アスファルト防水のエキスパート 東西アスファルト事業協同組合
妹島これまでとは別の試みとして、分節していたものをひとつに繋げていったふたつの事例をご紹介します。
「なかまちテラス 小平市立仲町公民館・仲町図書館」北東から見る。
ひとつ目は、「なかまちテラス 小平市立仲町公民館・仲町図書館(2015年)」です。小平市中町の、公民館と図書館を一体化した生涯学習施設です。もともとこの敷地には3階建ての鉄骨鉄筋コンクリート造の図書館があり、そこから徒歩1〜2分のところに小さな公民館がありました。市がそれらを複合させようと計画したものです。
敷地は青梅街道という割と交通量が多い道路に面していますが、周囲には緑道や水路、田んぼといった昔の面影が残っており、四方に広がりを持つエリアです。ですから、いろいろな人が四方からバラバラとこの建物に集まってくることが想像して、その風景や使い方にふさわしい建ち方がよいと考えました。また、もともと異なるふたつの建物には、時間と共に必要に応じてつくり出されたいろいろな場所がありました。そのいろいろな場所を、この建築にもできるだけ多く新しい形でつくりたいと思いました。そこで、1階部分で分棟形式となって建ち上がった建物が、さまざまな場所で繋がり、だんだんとひとつの塊になっていく建物を考えました。

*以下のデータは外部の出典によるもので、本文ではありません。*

@@ -298,6 +298,9 @@
 int pulse_rollout_record(const pulse_rollout_record_args* args, pulse_stream_t s);
 int pulse_rollout_meters(const float* partials, int32_t steps, int32_t blocks, float* meter_rewards, float* meter_lengths, float meter_max_size,
                          pulse_stream_t s);
+
+int pulse_pd_target(const float* actions, int64_t actions_stride, float clip, const float* offset, const float* scale, float* out, float* clamped,
+                    int64_t rows, int32_t cols, pulse_stream_t s);
 
 int pulse_kinematic_sim_step(const float* target_rb, const float* noise_rb, float* rb, int64_t num_envs, int32_t num_bodies,
                              const float* target_dof_pos, const float* noise_dof_pos, float* dof_pos,
diff --git a/pulse_amd/_lib.py b/pulse_amd/_lib.py
--- a/pulse_amd/_lib.py
+++ b/pulse_amd/_lib.py
@@ -4,7 +4,7 @@
 
 _HERE = os.path.dirname(os.path.abspath(__file__))
 LIB_PATH = os.environ.get("PULSE_HIP_LIB") or os.path.join(_HERE, "csrc", "libpulse_hip.so")
-ABI_VERSION = 34
+ABI_VERSION = 35
 
 PULSE_IM_SELF_OBS = 1
 PULSE_IM_TASK_OBS = 2
@@ -289,6 +289,7 @@
     "pulse_sizeof_rollout_record_args": (c_int, []),
     "pulse_rollout_record": (c_int, [POINTER(RolloutRecordArgs), P]),
     "pulse_rollout_meters": (c_int, [P, c_int32, c_int32, P, P, c_float, P]),
+    "pulse_pd_target": (c_int, [P, c_int64, c_float, P, P, P, P, c_int64, c_int32, P]),
     "pulse_kinematic_sim_step": (c_int, [P, P, P, c_int64, c_int32, P, P, P, P, P, P, P, P, c_int32, P]),
     "pulse_sizeof_pd_sim_args": (c_int, []),
     "pulse_pd_sim_step": (c_int, [POINTER(PdSimArgs), P]),
diff --git a/pulse_amd/csrc/rollout_ops.hip b/pulse_amd/csrc/rollout_ops.hip
--- a/pulse_amd/csrc/rollout_ops.hip
+++ b/pulse_amd/csrc/rollout_ops.hip
@@ -67,18 +67,50 @@
     }
 }
 
-__global__ void rollout_meters_kernel(const float* __restrict__ partials, int steps, int blocks, float* __restrict__ meter_rewards,
-                                      float* __restrict__ meter_lengths, float max_size) {
-    if (threadIdx.x != 0 || blockIdx.x != 0) return;
-    for (int t = 0; t < steps; ++t) {
-        float c = 0.f, r = 0.f, l = 0.f;
-        for (int b = 0; b < blocks; ++b) {
-            const float* p = partials + ((long long)t * blocks + b) * 4;
-            c += p[0]; r += p[1]; l += p[2];
-        }
-        meter_update(meter_rewards, r, c, max_size);
-        meter_update(meter_lengths, l, c, max_size);
-    }
+constexpr int kMeterSteps = 256;
+__global__ void __launch_bounds__(kMeterSteps) rollout_meters_kernel(const float* __restrict__ partials, int steps, int blocks,
+                                                                     float* __restrict__ meter_rewards, float* __restrict__ meter_lengths, float max_size) {
+    __shared__ float sums[3][kMeterSteps];
+    for (int t0 = 0; t0 < steps; t0 += kMeterSteps) {
+        const int t = t0 + (int)threadIdx.x;
+        if (t < steps) {
+            const float4* p = reinterpret_cast<const float4*>(partials) + (long long)t * blocks;
+            float c = 0.f, r = 0.f, l = 0.f;
+            int b = 0;
+            for (; b + 8 <= blocks; b += 8) {
+                float4 v[8];
+#pragma unroll
+                for (int u = 0; u < 8; ++u) v[u] = p[b + u];
+#pragma unroll
+                for (int u = 0; u < 8; ++u) { c += v[u].x; r += v[u].y; l += v[u].z; }
+            }
+            for (; b < blocks; ++b) { const float4 v = p[b]; c += v.x; r += v.y; l += v.z; }
+            sums[0][threadIdx.x] = c; sums[1][threadIdx.x] = r; sums[2][threadIdx.x] = l;
+        }
+        __syncthreads();
+        if (threadIdx.x == 0) {
+            const int n = min(kMeterSteps, steps - t0);
+            for (int i = 0; i < n; ++i) {
+                meter_update(meter_rewards, sums[1][i], sums[0][i], max_size);
+                meter_update(meter_lengths, sums[2][i], sums[0][i], max_size);
+            }
+        }
+        __syncthreads();
+    }
+}
+
+__global__ void __launch_bounds__(256) pd_target_kernel(const float* __restrict__ actions, long long actions_stride, float clip,
+                                                       const float* __restrict__ offset, const float* __restrict__ scale, float* __restrict__ out,
+                                                       float* __restrict__ clamped, long long count, int cols) {
+    const long long i = (long long)blockIdx.x * 256 + threadIdx.x;
+    if (i >= count) return;
+    const long long row = i / cols;
+    const int j = (int)(i - row * cols);
+    const float a = actions[row * actions_stride + j];
+    const float c = a != a ? a : fminf(fmaxf(a, -clip), clip);
+    if (clamped) clamped[i] = c;
+    const float prod = scale[j] * c;
+    out[i] = offset[j] + prod;
 }
 
 __global__ void __launch_bounds__(256) kinematic_sim_kernel(const float* __restrict__ trb, const float* __restrict__ nrb, float* __restrict__ rb,
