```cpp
MDRP_GLOBAL __launch_bounds__(256) void k_sort_tags(RunParams rp, const PairState *__restrict__ st, int32_t *__restrict__ model_count,
                                                   const int32_t *__restrict__ surv_count,
                                                   const uint32_t *__restrict__ tags, uint32_t *__restrict__ tags_sorted) {
    const int pair = blockIdx.x, tid = threadIdx.x;
    const PairState &ps = st[pair];
    if (!ps.active) return;
    __shared__ int s_hist[PROBE_PTS + 1], s_pos[PROBE_PTS + 1];
    __shared__ int s_dense;
    if (tid <= PROBE_PTS) s_hist[tid] = 0;
    if (tid == 0) s_dense = 0;
    __syncthreads();
    const int cnt = surv_count[pair];
    const size_t slot_base = (size_t)pair * rp.slot_stride;
    const uint32_t *src = tags + slot_base;
    uint32_t *dst = tags_sorted + slot_base;
    const int dense_min = ps.n >= 8 ? MDRP_DENSE_KEY : PROBE_PTS + 1;
    for (int i = tid; i < cnt; i += 256) atomicAdd(&s_hist[min(src[i] >> 24, (uint32_t)PROBE_PTS)], 1);
    __syncthreads();
    if (tid < 64) {
        const int v = tid < dense_min ? s_hist[tid] : 0;
        int incl = v;
#pragma unroll
        for (int o = 1; o < 64; o <<= 1) {
            const int u = __shfl_up(incl, o, 64);
            if (tid >= o) incl += u;
        }
        s_pos[tid] = incl - v;
        if (tid == 63) s_pos[64] = incl;
    }
    __syncthreads();
    const int cap = rp.slot_stride;
    for (int i = tid; i < cnt; i += 256) {
        const uint32_t t = src[i];
        const int key = (int)min(t >> 24, (uint32_t)PROBE_PTS);
        if (key >= dense_min) dst[cap - 1 - atomicAdd(&s_dense, 1)] = t & 0xFFFFFFu;
        else dst[atomicAdd(&s_pos[key], 1)] = t & 0xFFFFFFu;
    }
    __syncthreads();
    if (tid == 0) { model_count[2 * pair] = cnt - s_dense; model_count[2 * pair + 1] = s_dense; }
}

MDRP_GLOBAL __launch_bounds__(PLAN_THREADS) void k_plan(int batch, const int32_t *__restrict__ model_count, int32_t *__restrict__ plan,
                                                       int32_t *__restrict__ totals ) {
    __shared__ int s_w[PLAN_THREADS / 64 + 1];
    int run_d = 0, run_s = 0;
    int32_t *pd = plan, *psp = plan + batch + 1;
    for (int p0 = 0; p0 < batch; p0 += PLAN_THREADS) {
        const int p = p0 + threadIdx.x;
        int bd = 0, bs = 0;
        if (p < batch) {
            bs = (model_count[2 * p] + SCORE_THREADS - 1) / SCORE_THREADS;
            bd = (model_count[2 * p + 1] + SCORE_THREADS - 1) / SCORE_THREADS;
        }
        int tot_d, tot_s;
        const int ed = plan_block_scan(bd, tot_d, s_w), es = plan_block_scan(bs, tot_s, s_w);
        if (p < batch) { pd[p] = run_d + run_s + ed + es; psp[p] = bs; }
        run_d += tot_d;
        run_s += tot_s;
    }
    if (threadIdx.x == 0) { pd[batch] = run_d + run_s; psp[batch] = 0; totals[0] = run_d; totals[1] = run_d + run_s; totals[2] = 0; }
}

template <bool POSE, bool RAWF = false>
__global__ __launch_bounds__(SCORE_THREADS, MDRP_SCORE_MINWAVES) void k_score(RunParams rp, const PairState *__restrict__ st, const double *__restrict__ pts,
                                                         const Model *__restrict__ models, const uint32_t *__restrict__ tags,
                                                         const int32_t *__restrict__ model_count, double *__restrict__ slot_score,
                                                         int32_t *__restrict__ slot_inl, const int32_t *__restrict__ plan,
                                                         int32_t *__restrict__ totals) {
    extern __shared__ double tile[];
    float4 *tile32 = reinterpret_cast<float4 *>(tile + TILE_PTS * PT_STRIDE);
    const int total = totals[1];
    const int tid = threadIdx.x;
    for (int w = blockIdx.x; w < total; w += gridDim.x) {
    const int pair = plan_find(plan, rp.batch, w);
    const int blk_sparse = plan[rp.batch + 1 + pair];
    const int bi = w - plan[pair];
    const bool dense = bi >= blk_sparse;
    const int blk = dense ? bi - blk_sparse : bi;
    const int cnt_sparse = model_count[2 * pair], cnt_dense = model_count[2 * pair + 1];
    const PairState &ps = st[pair];
    const int n = ps.n;
    const double thr = ps.sq_thr;
    const size_t slot_base = (size_t)pair * rp.slot_stride;
    const int cap = rp.slot_stride;
    bool live;
    uint32_t slot = 0;
    {
        const int i = blk * SCORE_THREADS + tid;
        live = i < (dense ? cnt_dense : cnt_sparse);
        if (live) slot = tags[slot_base + (dense ? cap - 1 - i : i)];
    }
    double E[9], thr_dmax;
    float tb, Ef[9];
    const Model *mp = models + slot_base + slot;
#pragma unroll
    for (int i = 0; i < 9; ++i) E[i] = 0;
    if (live) {
        const Model m = *mp;
        double R[9], Em[9];
        if (RAWF) {
#pragma unroll
            for (int i = 0; i < 9; ++i) E[i] = reinterpret_cast<const double *>(&m)[i];
        } else {
            quat_to_R(m.q, R);
            essential_from_Rt(R, m.t, Em);
// ... 55 lines not shown
        const int i = (w - plan[pair]) * (SCW_THREADS / 64) + wave;
        const int cnt_sparse = model_count[2 * pair], cnt_dense = model_count[2 * pair + 1];
        if (i >= cnt_sparse + cnt_dense) continue;
        const PairState &ps = st[pair];
        const int n = ps.n;
        const double thr = ps.sq_thr;
        const size_t slot_base = (size_t)pair * rp.slot_stride;
        const uint32_t slot = tags[slot_base + (i < cnt_sparse ? i : rp.slot_stride - 1 - (i - cnt_sparse))];
        const Model m = models[slot_base + slot];
        double E[9], R[9], t[3] = {m.t[0], m.t[1], m.t[2]};
#pragma unroll
        for (int q = 0; q < 9; ++q) R[q] = 0;
        if (RAWF) {
#pragma unroll
            for (int q = 0; q < 9; ++q) E[q] = reinterpret_cast<const double *>(&m)[q];
        } else {
            double Em[9];
            quat_to_R(m.q, R);
            essential_from_Rt(R, m.t, Em);
            if (POSE) {
#pragma unroll
                for (int q = 0; q < 9; ++q) E[q] = Em[q];
            } else fundamental_from_E(Em, m.f1, m.f2, E);
        }
        const long long rec_cnt = (long long)ps.best_min_cnt;
        const double rec_score = ps.best_min_score < DBL_MAX ? ps.best_min_score * (1.0 + 1e-12) : DBL_MAX;
        const double *gp = pts + (size_t)pair * rp.n_max * PT_STRIDE;
        double score = 0;
        int cnt = 0;
        bool pruned = false;
        for (int t0 = 0; t0 < n; t0 += 64) {
            const int r = t0 + lane;
            double s1 = 0;
            int c1 = 0;
            if (r < n) score_point<POSE>(gp + (size_t)r * PT_STRIDE, E, R, t, thr, s1, c1);
            const unsigned long long ball = __ballot(c1 != 0);
            if (ball) {
                if (c1) s_r2[wave][__popcll(ball & lt)] = s1;
                __builtin_amdgcn_fence(__ATOMIC_RELEASE, "wavefront");
                __builtin_amdgcn_wave_barrier();
                __builtin_amdgcn_fence(__ATOMIC_ACQUIRE, "wavefront");
                const int k = __popcll(ball);
                for (int j = 0; j < k; ++j) score += s_r2[wave][j];
                cnt += k;
                __builtin_amdgcn_wave_barrier();
            }
            const int processed = min(t0 + 64, n);
            if (rec_score < DBL_MAX && ((processed & 127) == 0 || processed == n) &&
                (long long)cnt + (long long)(n - processed) <= rec_cnt && score + thr * (double)(processed - cnt) >= rec_score) { pruned = true; break; }
        }
        if (lane == 0) {
            slot_score[slot_base + slot] = pruned ? DBL_MAX : score + thr * (double)(n - cnt);
            slot_inl[slot_base + slot] = pruned ? -2 : cnt;
        }
    }
}

template <int MPS = 4, int IPL = 1>
__global__ __launch_bounds__(64) void k_scan(RunParams rp, PairState *__restrict__ st, const double *__restrict__ slot_score,
                                             const int32_t *__restrict__ slot_inl, Trigger *__restrict__ triggers,
                                             int trig_cap, const int32_t *__restrict__ model_count,
                                             unsigned long long *__restrict__ evals) {
    const int pair = blockIdx.x, lane = threadIdx.x;
    PairState &ps = st[pair];
    if (!ps.active) { if (lane == 0) ps.n_triggers = 0; return; }
    if (lane == 0 && evals) atomicAdd(evals, (unsigned long long)(model_count[2 * pair] + model_count[2 * pair + 1]) * (unsigned long long)ps.n);
    long long run_cnt = (long long)ps.best_min_cnt;
    double run_score = ps.best_min_score;
    const double nan_score = (double)ps.n * ps.sq_thr;
    int ntrig = rp.chunk_off > 0 ? ps.n_triggers : 0;
    static_assert(MPS % 4 == 0, "slots of an iteration are read as 16-byte groups");
    constexpr int NG = MPS / 4;
    const size_t slot_base = (size_t)pair * rp.slot_stride + (size_t)rp.chunk_off * MPS;
    struct Slots { int4 c[IPL][NG]; double2 s01[IPL][NG], s23[IPL][NG]; };
    auto fetch = [&](int it0) {
        Slots r;
#pragma unroll
        for (int j = 0; j < IPL; ++j) {
            const int it = it0 + IPL * lane + j;
#pragma unroll
            for (int g = 0; g < NG; ++g) {
                if (it < rp.chunk_len) {
                    r.c[j][g] = *reinterpret_cast<const int4 *>(slot_inl + slot_base + (size_t)it * MPS + 4 * g);
                    const double2 *sp = reinterpret_cast<const double2 *>(slot_score + slot_base + (size_t)it * MPS + 4 * g);
                    r.s01[j][g] = sp[0]; r.s23[j][g] = sp[1];
                } else { r.c[j][g] = make_int4(-1, -1, -1, -1); r.s01[j][g] = r.s23[j][g] = make_double2(DBL_MAX, DBL_MAX); }
            }
        }
        return r;
    };
    Slots nxt = fetch(0);
    for (int it0 = 0; it0 < rp.chunk_len; it0 += 64 * IPL) {
        const Slots cur = nxt;
        if (it0 + 64 * IPL < rp.chunk_len) nxt = fetch(it0 + 64 * IPL);
        int c[IPL][MPS];
        double s[IPL][MPS];
        long long lc = -1;
        double ls = DBL_MAX;
#pragma unroll
        for (int j = 0; j < IPL; ++j) {
#pragma unroll
            for (int g = 0; g < NG; ++g) {
                c[j][4 * g] = cur.c[j][g].x; c[j][4 * g + 1] = cur.c[j][g].y; c[j][4 * g + 2] = cur.c[j][g].z; c[j][4 * g + 3] = cur.c[j][g].w;
                s[j][4 * g] = c[j][4 * g] >= 0 ? cur.s01[j][g].x : DBL_MAX; s[j][4 * g + 1] = c[j][4 * g + 1] >= 0 ? cur.s01[j][g].y : DBL_MAX;
                s[j][4 * g + 2] = c[j][4 * g + 2] >= 0 ? cur.s23[j][g].x : DBL_MAX; s[j][4 * g + 3] = c[j][4 * g + 3] >= 0 ? cur.s23[j][g].y : DBL_MAX;
            }
// ... 853 lines not shown
```
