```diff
+        for (; k < nk; k += PERIOD) {
+#pragma unroll
+            for (int i = 0; i < PERIOD; ++i)
+                if (k + i < nk) H3_REGION(i, k + i + 1 < nk, k + i + 2 < nk, k + i + 3 < nk);
         }
     }
 #undef H3_REGION
-#undef H3_ORDER
+#undef H3_ISSUE_STEP_W
+#undef H3_ISSUE_STEP_A
+#undef H3_ISSUE_SLOT
+#undef H3_ADVANCE_W
+#undef H3_ADVANCE_A
+#undef H3_ISSUE_W
+#undef H3_ISSUE_A
 #undef H3_MFMAS
 #undef H3_READ_A
 #undef H3_READ_XB
-#undef H3_ISSUE_PIECE
-#undef H3_ISSUE_ADVANCE
+    H2_STAMP_PUT(1, stamp1);
     H2_STAMP(2);
     __syncthreads();
     H2_STAMP(7);
@@ -668,7 +759,7 @@
     constexpr int EP_ROWS = 64;
     constexpr int C8 = BN / 8;
     constexpr int NT = 512;
-    static_assert(EP_ROWS * LDC * 4 <= NSTG * STAGE, "epilogue pass must fit the staging LDS");
+    static_assert(EP_ROWS * LDC * 4 <= 96 * 1024 && 96 * 1024 + 64 <= (ASTG + BSTG) * OPSTG, "epilogue pass must fit the staging LDS");
     constexpr int EP_STEP = NT / C8;
     constexpr int EP_ITERS = EP_ROWS / EP_STEP;
     const bool planes = p.out_h2 != nullptr || (PERIMG && p.residual_h2 != nullptr);
@@ -857,6 +948,14 @@
         if (tid < 16 && simg[tid] != 0u) atomicMax(p.amax_out + img_first + tid, simg[tid]);
     }
     H2_STAMP(3);
+}
+#endif
+
+template <bool FOUR, bool TAPS = false, bool PERIMG = false>
+__global__ __launch_bounds__(512, 2) void gemm_h3(const H2Params p) {
+#if __HIP_DEVICE_COMPILE__
+    constexpr H3Rings R = h3_rings(TAPS, PERIMG);
+    gemm_h3_body<FOUR, TAPS, PERIMG, R.a, R.b, R.order>(p);
 #endif
 }
 
@@ -938,7 +1037,7 @@
     constexpr bool BK32 = FORM >= 2;
     const bool can_split = h->gemm.split_k && !p.no_split && !p.gap && !p.residual_h2;
     RELAX_TRY(plan_tiles(h, p, BM, BN, 256, BK32 ? p.K / 32 : p.K / 16, BK32 ? 4 : 8, can_split));
-    constexpr size_t lds = BK32 ? (size_t)H3_NSTG * H3_STAGE : (size_t)(FORM == 1 ? 4 : 3) * H2_STAGE;
+    constexpr size_t lds = BK32 ? h3_lds_bytes(FORM == 4, FORM >= 4) : (size_t)(FORM == 1 ? 4 : 3) * H2_STAGE;
     auto kernel = [] {
         if constexpr (FORM == 0) return &gemm_h2<3>;
         else if constexpr (FORM == 1) return &gemm_h2<4>;
```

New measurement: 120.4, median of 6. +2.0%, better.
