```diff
@@ -586,7 +588,54 @@
   auto compute = [&](int st) {
     const float* a_s = smem + st * STAGE;
     const float* b_s = a_s + ASZ;
-    if constexpr (X6) {
+    if constexpr (X6 && AK) {
+      float af[2][TM][8], bf[2][TN][8];
+      auto read_block = [&](int b, float (&fa)[TM][8], float (&fb)[TN][8]) {
+#pragma unroll
+        for (int i = 0; i < TM; ++i) {
+          float lo[4], hi[4];
+          read_frag_g<BM, true>(a_s, arow + i * 32, 2 * b, lk, lo);
+          read_frag_g<BM, true>(a_s, arow + i * 32, 2 * b + 1, lk, hi);
+#pragma unroll
+          for (int e = 0; e < 4; ++e) { fa[i][e] = lo[e]; fa[i][4 + e] = hi[e]; }
+        }
+#pragma unroll
+        for (int j = 0; j < TN; ++j) {
+          float lo[4], hi[4];
+          read_frag_g<BN, true>(b_s, brow + j * 32, 2 * b, lk, lo);
+          read_frag_g<BN, true>(b_s, brow + j * 32, 2 * b + 1, lk, hi);
+#pragma unroll
+          for (int e = 0; e < 4; ++e) { fb[j][e] = lo[e]; fb[j][4 + e] = hi[e]; }
+        }
+      };
+      read_block(0, af[0], bf[0]);
+#pragma unroll
+      for (int b = 0; b < BK / 16; ++b) {
+        const int c = b & 1;
+        if (b + 1 < BK / 16) read_block(b + 1, af[c ^ 1], bf[c ^ 1]);
+        GEMM_SB();
+        uint4 aq[TM][3], bq[TN][3];
+#pragma unroll
+        for (int i = 0; i < TM; ++i) split_frag(af[c][i], aq[i][0], aq[i][1], aq[i][2]);
+#pragma unroll
+        for (int j = 0; j < TN; ++j) split_frag(bf[c][j], bq[j][0], bq[j][1], bq[j][2]);
+#pragma unroll
+        for (int pr = 0; pr < 6; ++pr) {
+          constexpr int PA[6] = {0, 2, 1, 0, 1, 0}, PB[6] = {2, 0, 1, 1, 0, 0};
+#pragma unroll
+          for (int i = 0; i < TM; ++i)
+#pragma unroll
+            for (int j = 0; j < TN; ++j) acc[i][j] = mfma_bf16(aq[i][PA[pr]], bq[j][PB[pr]], acc[i][j]);
+        }
+#pragma unroll
+        for (int i = 0; i < TM; ++i) {
+          asum[i] += (af[c][i][0] + af[c][i][1]) + (af[c][i][2] + af[c][i][3]);
+          asum[i] += (af[c][i][4] + af[c][i][5]) + (af[c][i][6] + af[c][i][7]);
+        }
+        GEMM_SB();
+      }
+      return;
+    } else if constexpr (X6) {
       float af[2][TM][8];
       uint4 bq[2][TN][3];
       auto read_block = [&](int b, float (&fa)[TM][8], uint4 (&qb)[TN][3]) {
diff --git a/tailored-avsr_amd/tavsr/ops/__init__.py b/tailored-avsr_amd/tavsr/ops/__init__.py
--- a/tailored-avsr_amd/tavsr/ops/__init__.py
+++ b/tailored-avsr_amd/tavsr/ops/__init__.py
@@ -43,6 +43,7 @@
 CONV_TAPSKIP_STRIDE2_DW = os.environ.get("TAVSR_CONV_TAPSKIP_STRIDE2_DW", "0") != "0"
 CONV_TAPSKIP_STRIDE2_MAXPOS = 36
 CONV_X6 = os.environ.get("TAVSR_CONV_X6", "1") != "0"
+CONV_X6_DW = os.environ.get("TAVSR_CONV_X6_DW", "1") != "0"
 
 CTC_ALIGN_CHUNK = 16
 
diff --git a/tailored-avsr_amd/tavsr/ops/vision.py b/tailored-avsr_amd/tavsr/ops/vision.py
--- a/tailored-avsr_amd/tavsr/ops/vision.py
+++ b/tailored-avsr_amd/tavsr/ops/vision.py
@@ -10,7 +10,7 @@
 __all__ = ["conv1_fwd", "conv1_bwd", "im2col3x3s2", "col2im3x3s2_relu", "conv_out", "im2col2d", "col2im2d", "stem_implicit_ok",
            "stem_pad16_ok", "stem_pad", "stem_weight_288", "stem_weight_grad_from_288", "stem_conv_fwd_pad16", "stem_conv_dw_pad16",
            "stem_conv_fwd", "stem_conv_dw", "im2col_stem", "bn_stats", "rsqrt_eps", "bn_apply_fwd", "bn_bwd", "bn_bwd_pooled",
-           "maxpool3x3s2_fwd", "bn_act_maxpool3x3s2_fwd", "maxpool3x3s2_bwd", "avgpool_fwd", "avgpool_bwd", "conv_wflip", "conv_wsplit", "x6_takes", "_tapskip",
+           "maxpool3x3s2_fwd", "bn_act_maxpool3x3s2_fwd", "maxpool3x3s2_bwd", "avgpool_fwd", "avgpool_bwd", "conv_wflip", "conv_wsplit", "x6_takes", "x6_dw_takes", "_tapskip",
            "_tapskip2", "_tapskip_any", "conv3x3_fwd", "conv3x3_dx", "conv3x3_dw"]
 
 
@@ -245,6 +245,10 @@
     if not x6_takes(w, taps, pad0):
         return w, 0
     return (conv_wsplit(w) if planes is None else planes), 16
+
+
+def x6_dw_takes(cin, cout, taps=9, pad0=False, mode=2, pixels=0):
+    return bool(ops.CONV_X6_DW and mode == 2 and not pad0 and taps in (9, 1) and pixels % 32 == 0 and cin % 64 == 0)
 
 
 def _tapskip_bits():
@@ -295,6 +299,7 @@
     cin = x.shape[1]
     dw = empty(cout, taps * cin, like=dz)
     gb = empty(cout, like=dz) if bias_grad else None
+    x6 = 32 if x6_dw_takes(cin, cout, taps, pad0, pixels=M) else 0
     gemm(cout, taps * cin, M, dz, cout, x, cin, dw, taps * cin, a_kmajor=True, b_kmajor=True,
-         conv=(2, H, W, cin, stride, 90 if pad0 else taps, _tapskip_any(H, W, stride, taps, pad0, dw=True)), a_rowsum=gb, force=force)
+         conv=(2, H, W, cin, stride, 90 if pad0 else taps, _tapskip_any(H, W, stride, taps, pad0, dw=True) | x6), a_rowsum=gb, force=force)
     return (dw, gb) if bias_grad else dw
```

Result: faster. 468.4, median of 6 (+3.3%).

1階部分は分棟で、おのおの入り口があって、あちこちから歩いてきた人びとが通り抜けていくこともできるし、また、いろいろなところから建物に入ることもできます。
「なかまちテラス 小平市立仲町公民館・仲町図書館」1 階カフェラウンジを見る。
「なかまちテラス 小平市立仲町公民館・仲町図書館」2 階からカフェラウンジを見下ろす。
「なかまちテラス 小平市立仲町公民館・仲町図書館」平面
「なかまちテラス 小平市立仲町公民館・仲町図書館」1 階カフェラウンジ。
これまでは、天井高さを揃えて屋根を平らにすることが多かったのですが、ここでは平らにしてしまうと建物の全体性が強まってしまい、このような複合的な形と機能には合っていないと思ったので、場所に応じて天井高さを変え、それぞれの小さな場所が違った空間になるように考えました。外装は、アルミのエキスパンドメタルです。柔らかく光を反射し、また日射遮蔽の効果も持ちます。
建物と外部との関係性をいつも考えているのですが、ここでは周辺の建物群はあるランダムさを持って配置されていました。近くに幼稚園があったり、おばあさんがひとりで暮らしている家が建っていたりカフェがあったりして、いろいろな方向から人が歩いてくるといった、周辺の雰囲気に具体的に反応ができるような建物がよいと考えました。街のコンテクストの違いを反応していくことで、より外と繋がっていると言えるのではないか。そこでボリュームがいろいろな方向に正面を持ち、それぞれに対して開かれていて、また、中と外との関係が立体的に繋がるような形状としました。